On November 10, I went to the Gynecologist for my annual exam. As he performed the breast exam on my right side, I had a pain shoot through my breast when he palpated one area. "No worries," he said. I'm sure it's just fibrous tissue. You need to get your annual mammogram, but I'm not going to order any special testing. "
Would you believe there was a cancellation and I had my mammogram the next day (it's a God thing)?
I arrived for my appointment and when I was called back, I asked the technician if she could concentrate on that sore area. She did, and an ultrasound was ordered. I wasn't worried--I've had one of those on the other breast before and it was nothing.
Monday morning my gynecologist called to say that a biopsy was needed. It was scheduled for the Wednesday before Thanksgiving.
During the biopsy, the surgeon had to chase the tumor around to get a sample. "Cancer doesn't move around like this," he said. Great! I can stop being concerned, right? The next week I returned for the followup by myself since Jeff had worked the night before and needed to sleep--after all, it's nothing. The surgeon came in the room and said,"I can't believe I'm having to tell you this, but you have invasive breast cancer. It's very small, so most likely you can have a lumpectomy and radiation or a mastectomy and that will take care of it."
I got to come home and wake Jeff up to tell him that startling news! Now what? Well, I'd always said I would go to Birmingham if I ever had anything serious, so after consulting with my son, Scott, who went to medical school and did his residency there, I chose my doctor and made the appointment.
Tests were repeated and it was determined that I had early stage breast cancer. Surgery should render me cancer free!

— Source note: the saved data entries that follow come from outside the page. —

template <int MODE>
__global__ void __launch_bounds__(64 * AG_PERSIST_WAVES, 4) k_pair_head(HeadArgs a) {
  extern __shared__ u32x4 ag_head_smem[];
  lds_u32x4* lw1 = (lds_u32x4*)ag_head_smem;
  lds_u32x4* lw2 = lw1 + 64 * 128;
  {
    const u32x4* g1 = reinterpret_cast<const u32x4*>(a.hp.w1_pk);
    const u32x4* g2 = reinterpret_cast<const u32x4*>(a.hp.w2_pk);
    ag_copy_lds(lw1, g1, 64 * 128);
    ag_copy_lds(lw2, g2, 16 * 128);
  }
  __syncthreads();
  const int lane0 = ag_lane();
  const int E = *a.n_dev;
  const int64_t stride = (int64_t)gridDim.x * AG_PERSIST_WAVES;
  const int64_t wg = (gridDim.x % 8 == 0) ? (int64_t)(blockIdx.x % 8) * (gridDim.x / 8) + blockIdx.x / 8 : (int64_t)blockIdx.x;
  for (int64_t tile = wg * AG_PERSIST_WAVES + (threadIdx.x >> 6); tile < a.max_tiles; tile += stride) {
    if (tile * AG_TW >= E) break;
    int lane = lane0;
    asm volatile("" : "+v"(lane));
    const int q = lane >> 4;
    const int64_t e = tile * AG_TW + (lane & 15);
    const bool valid = e < E;
    const int s = valid ? a.src[e] : 0, t = valid ? a.dst[e] : 0;
    const int pp = (a.pos_index && valid) ? a.pos_index[e] : 0;

    f32x4 y1[8];
    ag_init_vec<8>(y1, a.hp.b1, q);
    {
      const float* hs = a.node_h + (size_t)ag_piece_row_value(s, lane) * 128;
      const float* ht = a.node_h + (size_t)ag_piece_row_value(t, lane) * 128;
      const int64_t er = tile * AG_TW + (lane >> 2);
      const float* ar = a.attr_rows + (size_t)(er < E ? er : 0) * 128;
      const int to_op = ag_to_operand_addr(lane);
      AgIn<MODE> sl[2];
      f32x4 raw[4];
      auto fetch = [&](f32x4 (&r)[4], AgIn<MODE>& dst, int k) {
        if (k < 4) {
          ag_load_slice_pieces(r[0], r[1], hs, k, lane);
          ag_load_slice_pieces(r[2], r[3], ht, k, lane);
        } else if (a.attr_frag && a.pos_index) {
          ag_load_attr(dst, a.attr_frag, (int64_t)(pp >> 4), k - 4, q * 16 + (pp & 15));
        } else if (a.attr_frag) {
          ag_load_attr(dst, a.attr_frag, tile, k - 4, lane);
        } else {
          ag_load_slice_pieces(r[0], r[1], ar, k - 4, lane);
        }
      };
      auto finish = [&](AgIn<MODE>& dst, const f32x4 (&r)[4], int k) {
        if (k < 4) ag_cvt(ag_permute4(r[0] * r[2], to_op), ag_permute4(r[1] * r[3], to_op), dst);
        else if (!a.attr_frag) ag_cvt(ag_permute4(r[0], to_op), ag_permute4(r[1], to_op), dst);
      };
      fetch(raw, sl[0], 0);
      finish(sl[0], raw, 0);
      const lds_u32x4* lw1_lo = ag_lds_base(lw1, lane);
      const lds_u32x4* lw1_hi = ag_lds_base(lw1 + 32 * 128, lane);
#pragma unroll
      for (int k = 0; k < 8; ++k) {
        if (k + 1 < 8) fetch(raw, sl[(k + 1) & 1], k + 1);
        const lds_u32x4* wk = (k < 4) ? lw1_lo + (k * 8) * 128 : lw1_hi + ((k - 4) * 8) * 128;
        if (k & 1) ag_dense_lds<MODE, false, true, 1, 8, 1, 0>(sl, y1, wk, 0);
        else ag_dense_lds<MODE, false, true, 1, 8, 0, 0>(sl, y1, wk, 0);
        if (k + 1 < 8) finish(sl[(k + 1) & 1], raw, k + 1);
      }
    }
    ag_head_act<8>(y1, a.hp.act);
    f32x4 y2[4];
    ag_init_vec<4>(y2, a.hp.b2, q);
    {
      AgIn<MODE> y1b[4];
      ag_report_range<MODE>(ag_absmax<MODE, 8>(y1, 0.0f), a.hp.range_rows, s, valid);
      ag_cvt_tiles<MODE, 4, 0>(y1, y1b);
      ag_dense_lds<MODE, false, false, 4, 4, 0, 0>(y1b, y2, ag_lds_base(lw2, lane), 0);
    }
    ag_head_act<4>(y2, a.hp.act);
    const float o = ag_dot_vec<4>(y2, a.hp.w3, q) + a.hp.b3;
    if (valid && q == 0) {
      int l2 = lane0;
      asm volatile("" : "+v"(l2));
      const int64_t e2 = tile * AG_TW + (l2 & 15);
      a.out[a.pos_index ? (int64_t)pp : e2] = o;
      const int pm = a.pos_index ? a.mir_index[e2] : -1;
      if (pm >= 0) a.out[pm] = o;
    }
  }
}

struct RadScaleArgs {
  const float* dw[2 * AGDIFF_MAX_CONVS];
  const int32_t* rad_cnt;
  int32_t* rad_src;
  float* rad_len;
  float* out;
  int64_t rpad;
  int32_t n;
  float cutoff;
  int32_t smooth;
};
__global__ void __launch_bounds__(256) k_rad_scales(RadScaleArgs a) {
  __shared__ float seg[2 * AGDIFF_MAX_CONVS * 100];
  for (int i = threadIdx.x; i < a.n * 100; i += blockDim.x) seg[i] = a.dw[i / 100][i % 100];
  __syncthreads();
  const int64_t row = (int64_t)blockIdx.x * blockDim.x + threadIdx.x;
  if (row >= a.rpad) return;
  const int i = (int)(row / AGDIFF_RAD_STRIDE), k = (int)(row - (int64_t)i * AGDIFF_RAD_STRIDE);
  const int cnt = a.rad_cnt[i];
  if (k >= ((cnt + AG_TW - 1) / AG_TW) * AG_TW) return;
  if (k >= cnt) {
    a.rad_src[row] = i;
    a.rad_len[row] = 0.0f;
    for (int c = 0; c < a.n; ++c) a.out[(size_t)c * a.rpad + row] = 0.0f;
    return;
  }
  const float d = a.rad_len[row];
  const float C = cf_envelope(d, a.cutoff, a.smooth);
  for (int c = 0; c < a.n; ++c) a.out[(size_t)c * a.rpad + row] = cf_dist_weight(seg + c * 100, d) * C;
}

__global__ void k_zero_word(int32_t* p) {
  if (threadIdx.x == 0) *p = 0;
}

struct AttrPolyArgs {
  const float* poly_pk;
  const int32_t* type_slot;
  const int32_t* n_dev;
  const float* e_len;
  const int32_t* e_type;
  float* out_rows;
  int32_t* flags;
  int64_t max_tiles;
  int32_t num_slots;
  int32_t far_slots;
  const int32_t* type_far;
  float cutoff;
  float two_over_rc;
  float far_hi;
  float two_over_far;
};

#define AG_ATTRP_WAVES 16
#define AG_ATTRP_MAX_SLOTS 9
template <int MODE>
__global__ void __launch_bounds__(64 * AG_ATTRP_WAVES, AG_ATTRP_WAVES / 4) k_edge_attr_poly(AttrPolyArgs a) {
  extern __shared__ u32x4 ag_attrp_smem[];
  lds_u32x4* wl = (lds_u32x4*)ag_attrp_smem;
  __shared__ int wg_flagged;
  if (threadIdx.x == 0) wg_flagged = 0;
  ag_copy_lds(wl, reinterpret_cast<const u32x4*>(a.poly_pk), (a.num_slots + a.far_slots) * 8 * 128);
  __syncthreads();
  const int lane0 = ag_lane();
  const int E = *a.n_dev;
  const int64_t stride = (int64_t)gridDim.x * AG_ATTRP_WAVES;
  int my_flagged = 0;
  for (int64_t tile = (int64_t)blockIdx.x * AG_ATTRP_WAVES + (threadIdx.x >> 6); tile < a.max_tiles; tile += stride) {
    if (tile * AG_TW >= E) break;
    int lane = lane0;
    asm volatile("" : "+v"(lane));
    const int q = lane >> 4;
    const int64_t e = tile * AG_TW + (lane & 15);
    const bool valid = e < E;
    const float d = valid ? a.e_len[e] : 0.0f;
    const int ety = valid ? a.e_type[e] : 0;
    const int tslot = valid ? a.type_slot[ety] : -1;
    const int fset = (valid && a.far_slots > 0) ? a.type_far[ety] : -1;
    const bool is_nan = (__float_as_uint(d) & 0x7FFFFFFFu) > 0x7F800000u;
    const bool far = d > a.cutoff && d <= a.far_hi && tslot >= 0 && fset >= 0;
    const int slot = far ? fset : tslot;
    const bool hard = valid && (is_nan || d < 0.0f || (d > a.cutoff && !far) || tslot < 0);
    const int hard_rows = (int)(__ballot(hard) & 0xFFFFull);
    if (lane == 0) a.flags[1 + tile] = hard_rows;
    if (hard_rows) ++my_flagged;
    if (hard_rows == (int)(__ballot(valid) & 0xFFFFull)) continue;
    AgIn<MODE> phall[1], ph[1];
    ag_poly_features<MODE, 1>(far ? d - a.cutoff : d, far ? a.two_over_far : a.two_over_rc, q, phall);
    f32x4 y[8];
#pragma unroll
    for (int t = 0; t < 8; ++t) y[t] = f32x4{0.f, 0.f, 0.f, 0.f};
    const lds_u32x4* wl_l = ag_lds_base(wl, lane);
    uint64_t todo = __ballot(slot >= 0 && !hard) & 0xFFFFull;
    while (todo) {
      const int g = __builtin_amdgcn_readlane(slot, (int)__builtin_ctzll(todo));
      const bool in = slot == g && !hard;
      todo &= ~__ballot(in);
      const u32x4 zero = {0u, 0u, 0u, 0u};
      if constexpr (MODE == AG_F32) {
        ph[0].v[0] = in ? phall[0].v[0] : f32x4{0.f, 0.f, 0.f, 0.f};
        ph[0].v[1] = in ? phall[0].v[1] : f32x4{0.f, 0.f, 0.f, 0.f};
      } else {
        ph[0].hi = __builtin_bit_cast(decltype(ph[0].hi), in ? __builtin_bit_cast(u32x4, phall[0].hi) : zero);
        ph[0].lo = __builtin_bit_cast(decltype(ph[0].lo), in ? __builtin_bit_cast(u32x4, phall[0].lo) : zero);
      }
      const lds_u32x4* wg_ = wl_l + (size_t)g * (8 * 128);
      u32x4 w[8][2];
#pragma unroll
      for (int ot = 0; ot < 8; ++ot) {
        w[ot][0] = wg_[(ot * 2) * 64];
        w[ot][1] = wg_[(ot * 2 + 1) * 64];
      }
#pragma unroll
      for (int part = 0; part < AgParts<MODE>::n; ++part) {
#pragma unroll
        for (int ot = 0; ot < 8; ++ot) ag_block_mma_part<MODE, false>(y[ot], ph[0], w[ot], part);
      }
    }
    const bool ok = ag_piece_row_value(valid && !hard, lane) != 0;
    ag_store_row_pieces<8, 0>(y, a.out_rows + (size_t)(tile * AG_TW + (lane >> 2)) * 128, ok, lane);
  }
  if (lane0 == 0 && my_flagged) atomicAdd(&wg_flagged, my_flagged);
  __syncthreads();
  if (threadIdx.x == 0 && wg_flagged) atomicAdd(&a.flags[0], wg_flagged);
}
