def _tap_offsets(k, nd, stride, Hq, Wq, I=0, row=0):
    taps = []
    kz_range = range(k) if nd == 3 else (k // 2,)
    for kz in kz_range:
        for ky in range(k):
            for kx in range(k):
                if stride == 1:
                    dz = (kz - k // 2) if nd == 3 else 0
                    taps.append(dz * Hq * Wq + (ky - k // 2) * Wq + (kx - k // 2))
                else:
                    az, ay, ax = (kz, ky, kx) if k == 3 else (1, 1, 1)
                    ph = ((az & 1) << 2) | ((ay & 1) << 1) | (ax & 1)
                    taps.append(ph * I * row + (az >> 1) * Hq * Wq + (ay >> 1) * Wq + (ax >> 1))
    return taps


def _wgrad_from_padded(xp, dyp, k, nd):
    O, I, B = dyp.C, xp.C, xp.B
    taps = _tap_offsets(k, nd, xp.stride, xp.Hq, xp.Wq, I, xp.row)
    ntaps = len(taps)
    Q8 = (xp.Q + 7) & ~7
    off = (ctypes.c_long * ntaps)(*taps)
    dW = torch.empty(O, I, ntaps, device=xp.buf.device, dtype=torch.float32)
    ws = torch.empty(_lib.lib().mlagg_conv_wgrad_taps_workspace_floats(B, Q8, O, I, ntaps), device=xp.buf.device, dtype=torch.float32)
    _launch("mlagg_conv_wgrad_taps", dyp.ptr(), O * dyp.row, dyp.row, xp.ptr(), xp.nph * I * xp.row, xp.row, off, ntaps, Q8, O, I, B,
            _ptr(dW), 0, _ptr(ws))
    return dW


def conv_weight_grad(x, dy, k, stride):
    nd = x.dim() - 2
    dims = tuple(x.shape[2:]) if nd == 3 else (1,) + tuple(x.shape[2:])
    xp = _Padded(x, dims, stride, False)
    dyp = _Padded(dy, dims, stride, False, as_output_of=xp)
    return _wgrad_from_padded(xp, dyp, k, nd)


def _conv_taps(src, weight, O, I, k, flip, dims):
    ntaps = k ** 3
    taps = _tap_offsets(k, 3, 1, src.Hq, src.Wq)
    off = (ctypes.c_long * ntaps)(*taps)
    y = torch.empty(src.B, O, *dims, device=src.buf.device, dtype=torch.float32)
    w = _require(weight.contiguous(), "weight")
    if flip:
        w_so, w_si = ntaps, O * ntaps
    else:
        w_so, w_si = I * ntaps, ntaps
    _launch("mlagg_conv_taps", src.ptr(), src.C * src.row, src.row, _ptr(w), w_so, w_si, int(flip), off, ntaps, _ptr(y), src.B, O, I, *dims)
    return y


def conv_wgrad_supported(x, weight, stride, padding):
    nd, k = x.dim() - 2, int(weight.shape[2])
    return (nd in (2, 3) and _fp32_map(x, nd) and k in (1, 3) and _all(weight.shape[2:], k) and _all(padding, k // 2)
            and len(set(int(v) for v in stride)) == 1
            and (int(stride[0]) == 1 or (int(stride[0]) == 2 and nd == 3 and all(int(v) > 1 for v in x.shape[2:]))))


def conv_taps_supported(x, weight, stride, padding):
    return (K16 and x.dim() == 5 and conv_wgrad_supported(x, weight, stride, padding) and int(stride[0]) == 1 and x.shape[-1] % 4 == 0
            and x.shape[1] >= 8)


def conv3x3x3_supported(x, weight, stride, padding):
    return (K19_3D and _fp32_map(x, 3) and tuple(weight.shape[2:]) == (3, 3, 3) and _all(stride, 1) and _all(padding, 1)
            and bool(_lib.lib().mlagg_conv3x3x3_supported(int(weight.shape[0]), int(weight.shape[1]), *(int(v) for v in x.shape[2:]))))


def conv_nd_plan(x, weight, stride, padding):
    if conv3x3x3_supported(x, weight, stride, padding):
        O, I, dims, lib = int(weight.shape[0]), int(weight.shape[1]), tuple(int(v) for v in x.shape[2:]), _lib.lib()
        return ("K19", "K19" if lib.mlagg_conv3x3x3_supported(I, O, *dims) else None,
                "K19" if K19_3D_WGRAD and lib.mlagg_conv3x3x3_wgrad_supported(O, I, *dims) else "K15")
    if conv_taps_supported(x, weight, stride, padding):
        return "K16", "K16", "K15"
    return (None, None, "K15") if conv_wgrad_supported(x, weight, stride, padding) else None


class ConvNdFn(torch.autograd.Function):

    @staticmethod
    def forward(ctx, x, weight, stride, padding, plan):
        dims = tuple(int(v) for v in x.shape[2:])
        O, I = int(weight.shape[0]), int(weight.shape[1])
        ctx.xp = None
        if plan[0] == "K19":
            x, xb, _ = _planes(x, "x")
            weight = _require(weight.contiguous(), "weight")
            y = _conv3x3x3_k19(x, xb, weight, False, O, I, dims)
        elif plan[0] == "K16":
            ctx.xp = _Padded(x, dims, 1, True)
            y = _conv_taps(ctx.xp, weight, O, I, int(weight.shape[2]), False, dims)
            x = None
        else:
            y = _lib_conv(x, weight, stride, padding, False, _DTYPE_BF16X3)
        ctx.save_for_backward(x, weight)
        ctx.geom, ctx.plan = (stride, padding), plan
        return y

    @staticmethod
    def backward(ctx, dy):
        x, w = ctx.saved_tensors
        (stride, padding), (_, dgrad, wgrad), xp = ctx.geom, ctx.plan, ctx.xp
        O, I, k = int(w.shape[0]), int(w.shape[1]), int(w.shape[2])
        if xp is not None:
            dims, dyp = xp.dims, _Padded(dy, xp.dims, 1, True, as_output_of=xp)
        else:
            dims, dy = tuple(int(v) for v in x.shape[2:]), dy.contiguous()
        dx = dW = None
        if ctx.needs_input_grad[0]:
            if dgrad == "K19":
                dx = _conv3x3x3_k19(dy, O * dims[0] * dims[1] * dims[2], w, True, I, O, dims)
            elif dgrad == "K16":
                dx = _conv_taps(dyp, w, I, O, k, True, dims)
            else:
                dx = _lib_conv_bwd(dy, x, w, stride, padding, False, (True, False, False), _DTYPE_BF16X3)[0]
        if ctx.needs_input_grad[1]:
            if wgrad == "K19":
                B = x.shape[0]
                dW = torch.empty(O, I, 3, 3, 3, device=x.device, dtype=torch.float32)
                ws = torch.empty(_lib.lib().mlagg_conv3x3x3_wgrad_workspace_floats(B, O, I, *dims), device=x.device, dtype=torch.float32)
                _launch("mlagg_conv3x3x3_wgrad", _ptr(dy), O * dims[0] * dims[1] * dims[2], _ptr(x), x.stride(0), _ptr(dW), _ptr(ws), B, O,
                        I, *dims)
            elif xp is not None:
                dW = _wgrad_from_padded(xp, dyp, k, 3).view(w.shape)
            else:
                dW = conv_weight_grad(x, dy, k, stride).view(w.shape)
        ctx.xp = None
        return dx, dW, None, None, None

I decided to have a bilateral mastectomy with TRAM reconstruction (using my belly to form new breasts). I would later discover I had the CHEK2 gene, which predisposes me to breast cancer, so that was a good choice.
Surgery was originally scheduled for March 1, but thanks to a cancellation, it was moved up to February 8! Of course, my biggest concern was that lymph nodes would be involved. In fact, that was my first question when I came to after surgery. Jeff knew he couldn't lie, so told me yes. After quite a few expletives, I began to ask more questions. At that point we were not told how many or what stage my cancer was, we just knew that it most likely meant further treatment.
On my return appointing the breast cancer surgeon, we learned that 6 nodes were involved, and it had begun to erupt out of one of them. Next stop, the medical oncologist's office. He informed me that yes, I needed chemo and radiation because I definitely had cancer cells floating around in my body, they just hadn't formed tumors yet. Twelve weeks of Taxol, receiving an infusion once a week. Then 4 treatments of a combination of Cytoxan and Adriamycin, given every other week, then radiation. Here we go!